=== What you have to do ===
The lines to be set down run from the line containing "if no_y or resn" through the final line of the data below; print them exactly and print nothing else.
[Start of Attachment]
@@ -448,6 +452,29 @@
         pk = self._packed(kind, rec, dt)
         return (pk, True) if pk is not None else (plain, False)
 
+    def _edge_taps(self, kind: str, rec: ConvRec, g: dict, dt: int, lnf: bool = False) -> Optional[dict]:
+        ld, c = (rec.kstride, rec.cin - 1) if kind == "f" else (rec.dg_ld, rec.rows - 1)
+        if not self.edge_taps or ops.EMULATED or dt == DTYPE_F32 or ld == c + 1 or c <= 0 or c % 64 != 0:
+            return None
+        key = (kind, rec.name, dt, g["B"], g["Hin"], g["Win"], g["Hout"], g["Wout"], g["Cout"], g["mode"], lnf, ops.KNOBS_GENERATION)
+        ok = self._taps_ok.get(key)
+        if ok is None:
+            ok = self._taps_ok[key] = bool(ops.conv_taps_supported(g, dt, c, lnf=lnf))
+        return dict(w=self._tap_weights(kind, rec, dt), c=c) if ok else None
+
+    def _tap_weights(self, kind: str, rec: ConvRec, dt: int) -> torch.Tensor:
+        key = (kind, rec.name, dt)
+        ent = self._tapw.get(key)
+        if ent is None or ent[0] != self._version():
+            if kind == "f":
+                rows, w9 = rec.rows, self._w(rec, dt)[: rec.rows * rec.taps * rec.kstride].view(rec.rows, rec.taps, rec.kstride)[:, :, rec.cin - 1]
+            else:
+                rows, w9 = rec.cin, self._wT(rec, dt)[: rec.cin * rec.taps * rec.dg_ld].view(rec.cin, rec.taps, rec.dg_ld)[:, :, rec.rows - 1]
+            buf = ent[1] if ent is not None else torch.empty((_round_up(rows, 128), 32), dtype=TORCH_DTYPE[dt], device=self.flat.device)
+            ops.tap_weights(w9, buf)
+            self._tapw[key] = ent = (self._version(), buf)
+        return ent[1]
+
     def _gw(self, rec: ConvRec) -> torch.Tensor:
         return self.flat_grad[rec.w_off:]
 
@@ -728,7 +755,7 @@
                 ops.nchw_to_nhwc(x, noise[0] if noise else None, noise[1] if noise else None, x0, B, C, H * W, lay.cin_pad, dt)
 
         def conv3(name, xin, Hi, Wi, Ho, Wo, mode, act=ACT_NONE, res=None, ldy=None, cout=None, y2=None, want_ln=None, loss=None,
-                  resn=None, no_y=False):
+                  resn=None, no_y=False, edge=False):
             rec = lay.convs[name]
             ldy_ = ldy or rec.rows
             y = torch.empty((B * Ho * Wo, ldy_), dtype=T, device=dev) if not no_y else None
@@ -745,9 +772,11 @@
             if no_y or resn is not None:
                 assert lnf is not None and (not no_y or "rstd" in lnf), "chain form without a fused LayerNorm (run_blocks decides both from the same answers)"
             wop, wpk = self._conv_weights("f", rec, dt, g)
+            taps = self._edge_taps("f", rec, g, dt, lnf=lnf is not None) if edge and train and rec.kstride != rec.cin else None
             ops.conv(xin, wop, self._b(rec), y if y is not None else hn, g, dt, act=act, res=res, y2=y2, lnf=lnf,
                      kvalid=rec.cin if rec.kstride != rec.cin else 0, wpacked=wpk, loss=loss, resn=resn, no_y=no_y,
-                     splitk=self._splitk(g, dt, act) if (not train and lnf is None and y2 is None and loss is None and not wpk) else None)
+                     splitk=self._splitk(g, dt, act) if (not train and lnf is None and y2 is None and loss is None and not wpk) else None,
+                     **({"taps": taps} if taps is not None else {}))
             if self.debug_trace is not None and y is not None:
                 self.debug_trace.append((name, y, dict(x=xin, w=self._w(rec, dt), g=g, act=act, res=res)))
                 if hn is not None:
[End of Attachment]
=== Solution to this problem ===
             if no_y or resn is not None:
                 assert lnf is not None and (not no_y or "rstd" in lnf), "chain form without a fused LayerNorm (run_blocks decides both from the same answers)"
             wop, wpk = self._conv_weights("f", rec, dt, g)
+            taps = self._edge_taps("f", rec, g, dt, lnf=lnf is not None) if edge and train and rec.kstride != rec.cin else None
             ops.conv(xin, wop, self._b(rec), y if y is not None else hn, g, dt, act=act, res=res, y2=y2, lnf=lnf,
                      kvalid=rec.cin if rec.kstride != rec.cin else 0, wpacked=wpk, loss=loss, resn=resn, no_y=no_y,
-                     splitk=self._splitk(g, dt, act) if (not train and lnf is None and y2 is None and loss is None and not wpk) else None)
+                     splitk=self._splitk(g, dt, act) if (not train and lnf is None and y2 is None and loss is None and not wpk) else None,
+                     **({"taps": taps} if taps is not None else {}))
             if self.debug_trace is not None and y is not None:
                 self.debug_trace.append((name, y, dict(x=xin, w=self._w(rec, dt), g=g, act=act, res=res)))
                 if hn is not None:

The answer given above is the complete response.